OpenAI-Compatible API: Drop-in replacement for OpenAI SDK clients
Multi-Model Support: Declarative var.models map — add a model with one Terraform map entry
Authentication: Custom auth handler validates distributed client API keys and the master key
Usage Tracking: Per-key analytics with Azure Log Analytics — track tokens, cache usage, cost, and failures
Infrastructure as Code: Fully automated deployment via Terraform
Observability: Azure Monitor integration with metadata-only logging (no prompt/response content)
Hardened Deployment: Pinned LiteLLM image, HTTPS-only ingress, disabled UI/key routes, and constrained scale settings
Prompt Caching: Automatic cost reduction for Azure OpenAI models with 1024+ token prompts

Quick Start

Prerequisites

Azure subscription
Terraform >= 1.0
Azure CLI (for authentication)
direnv (recommended for secret injection)

Configuration

Copy the example environment file and configure your secrets:

cd infra
cp example.env .env

Edit .env with your values:

# Required - Your Azure subscription ID
TF_VAR_subscription_id=your-subscription-id

# Required - Master key for admin/operator access (must start with 'sk-')
TF_VAR_litellm_master_key=sk-your-secure-master-key

# Required - Comma-separated client API keys distributed to consumers
TF_VAR_api_keys=sk-clientA,sk-clientB

# Optional - Override defaults
TF_VAR_location=germanywestcentral
TF_VAR_resource_group_name=AzureLIT-POC
TF_VAR_scale_cooldown_seconds=900

Load the env vars (with direnv: direnv allow; without:)

export $(grep -v '^#' .env | grep -v '^$' | xargs)

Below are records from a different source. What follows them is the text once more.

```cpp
int conv3_ring_launch(const Conv3Call& c, int depth) {
    if ((depth != 4 && depth != 8) || !tdx_is_h16(c.fmt)) return TDX_EINVAL;
    if (c.zero_pad && (tdx_scratch_ptr() == nullptr || tdx_scratch_bytes() < 16)) return TDX_EINVAL;
    const int X = c.X, Y = c.Y, Z = c.Z;
    const bool zero_pad = c.zero_pad, hf = c.hf();
    hipStream_t st = c.st;
    const int NT = c.N % 64 == 0 ? 2 : 1;
    const int bxr = (NT == 2 ? 8 : 16) * (depth == 4 ? 2 : 1);
    RingArgs a;
    a.x1 = (const bf16*)c.x1; a.x2 = (const bf16*)c.x2; a.C1 = c.C1; a.C2 = c.C2;
    a.wp = (const bf16*)c.wp; a.bias = c.bias; a.y = (bf16*)c.y;
    a.B = c.B; a.X = X; a.Y = Y; a.Z = Z; a.Cout = c.N;
    a.nbx = X / bxr; a.nby = Y / 8; a.nbz = Z / depth; a.ntn = c.N / (32 * NT);
    a.gn_acc = c.gn_acc;
    a.d1 = (bf16*)c.d1; a.d2 = (bf16*)c.d2; a.D1 = c.D1; a.a1 = (const bf16*)c.a1; a.a2 = (const bf16*)c.a2;
    a.zeros = tdx_scratch_ptr();
    a.stamps = nullptr;
#ifdef RG_STAMPS
    a.stamps = rg_stamp_buffer;
#endif
    const char* env = getenv("TDX_RING_LOADERS");
    const bool lw = env ? atoi(env) != 0 : RG_DEFAULT_LOADERS;
    int rc;
    if (depth == 4) {
#define RG_Z4(NTV) (hf ? (zero_pad ? ring_go<NTV, true, 4, true, true>(a, st) : ring_go<NTV, false, 4, true, true>(a, st)) \
                       : (zero_pad ? ring_go<NTV, true, 4, false, true>(a, st) : ring_go<NTV, false, 4, false, true>(a, st)))
        rc = NT == 2 ? RG_Z4(2) : RG_Z4(1);
#undef RG_Z4
    } else if (hf) {
        if (NT == 2) rc = zero_pad ? ring_go<2, true, 4, true>(a, st) : ring_go<2, false, 4, true>(a, st);
        else rc = zero_pad ? ring_go<1, true, 4, true>(a, st) : ring_go<1, false, 4, true>(a, st);
    } else if (NT == 2) {
        if (lw) rc = zero_pad ? ring_go<2, true, 4, false>(a, st) : ring_go<2, false, 4, false>(a, st);
        else rc = zero_pad ? ring_go<2, true, 0, false>(a, st) : ring_go<2, false, 0, false>(a, st);
    } else {
        if (lw) rc = zero_pad ? ring_go<1, true, 4, false>(a, st) : ring_go<1, false, 4, false>(a, st);
        else rc = zero_pad ? ring_go<1, true, 0, false>(a, st) : ring_go<1, false, 0, false>(a, st);
    }
    if (rc != TDX_OK || ((X % bxr) == 0 && (Y % 8) == 0 && (Z % depth) == 0)) return rc;
    const int beyond[3] = {X - X % bxr, Y - Y % 8, Z - Z % depth};
    Conv3Call rest = c;
    rest.slabs_beyond = beyond;
    return conv3_mfma_launch(rest);
}

extern "C" int tdx_conv3_uses_ring(int C1, int C2, int Cout, int B, int X, int Y, int Z) {
    return ring_brick_depth(C1, C2, Cout, B, X, Y, Z) != 0 ? 1 : 0;
}
extern "C" int tdx_conv3_ring_brick_depth(int C1, int C2, int Cout, int B, int X, int Y, int Z) {
    return ring_brick_depth(C1, C2, Cout, B, X, Y, Z);
}
```

Baseline: 166.7 million.

## Pair channel units to eliminate zero-padded 28th tap MFMA in ring conv

The 27 taps were padded to 28 (14 steps of 2 taps), so one MFMA step per channel unit multiplied against zeros. The K loop now handles channel-octet units in pairs: the even unit runs 13 steps and carries its leftover tap-27 fragment in registers, and the odd unit folds it into its first step, alongside shifted weight offsets. Across the two units this removes one of every 28 MFMA steps, at the cost of extra registers, more complex scheduling and a new requirement that C1 and C2 be multiples of 16.

```diff
diff --git a/generative-turbulence_amd/csrc/tdx_conv3_ring.hip b/generative-turbulence_amd/csrc/tdx_conv3_ring.hip
--- a/generative-turbulence_amd/csrc/tdx_conv3_ring.hip
+++ b/generative-turbulence_amd/csrc/tdx_conv3_ring.hip
@@ -3,6 +3,7 @@
 #include "tdx_mfma.h"
 #include <stdlib.h>
 #include <algorithm>
+#include <type_traits>
 
 #define RG_HY 10
 #define RG_SZ 12
@@ -10,6 +11,7 @@
 #define RG_WSLOTS 3
 #define RG_WAVES 8
 #define RG_STEPS 14
+#define RG_OWN 13
 #ifndef RG_DEFAULT_LOADERS
 #define RG_DEFAULT_LOADERS 1
 #endif
@@ -76,7 +78,7 @@
     static constexpr int VPI = 64 / CH;
     static constexpr int NST = MT * (32 / VPI);
     static constexpr size_t LDS = (size_t)2 * ABUF + (size_t)RG_WSLOTS * WSLOT + (size_t)RG_WAVES * TILE + 1024  +
-                                  64  + BN * 4  + (size_t)RG_WAVES * BN * 2 * 4 ;
+                                  BN * 4  + (size_t)RG_WAVES * BN * 2 * 4 ;
 };
 
 template <int NT, bool ZP, int LW, bool HF, bool Z4>
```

(Development Only) Install pre-commit hooks to ensure local commits pass CI formatting checks:

pip install pre-commit
pre-commit install

Deploy

cd infra
terraform init
terraform plan -out=tfplan
terraform apply tfplan

After deployment, Terraform outputs the container app URL:

container_app_fqdn = "litellm-proxy.<env>.<region>.azurecontainerapps.io"
container_app_url  = "https://litellm-proxy.<env>.<region>.azurecontainerapps.io"

Test the Deployment

# Set your deployed URL and a client API key
ENDPOINT="https://<your-container-app-fqdn>"
API_KEY="sk-clientA"

# List available models
curl -sS \
  -H "Authorization: Bearer $API_KEY" \
  "$ENDPOINT/v1/models"

# Replace model names below with models you actually deployed.

# Test chat completion
curl -sS \
  -H "Authorization: Bearer $API_KEY" \
  -H "Content-Type: application/json" \
  -d '{
    "model": "gpt-4.1",
    "messages": [{"role": "user", "content": "Hello!"}],
    "stream": false
  }' \
  "$ENDPOINT/v1/chat/completions"

# Test with streaming
curl -sS \
  -H "Authorization: Bearer $API_KEY" \
  -H "Content-Type: application/json" \
  -d '{
    "model": "grok-4-20-reasoning",
    "messages": [{"role": "user", "content": "Count to 5"}],
    "stream": true
  }' \
  "$ENDPOINT/v1/chat/completions"

Inspect Deployable Models (Azure CLI Helper)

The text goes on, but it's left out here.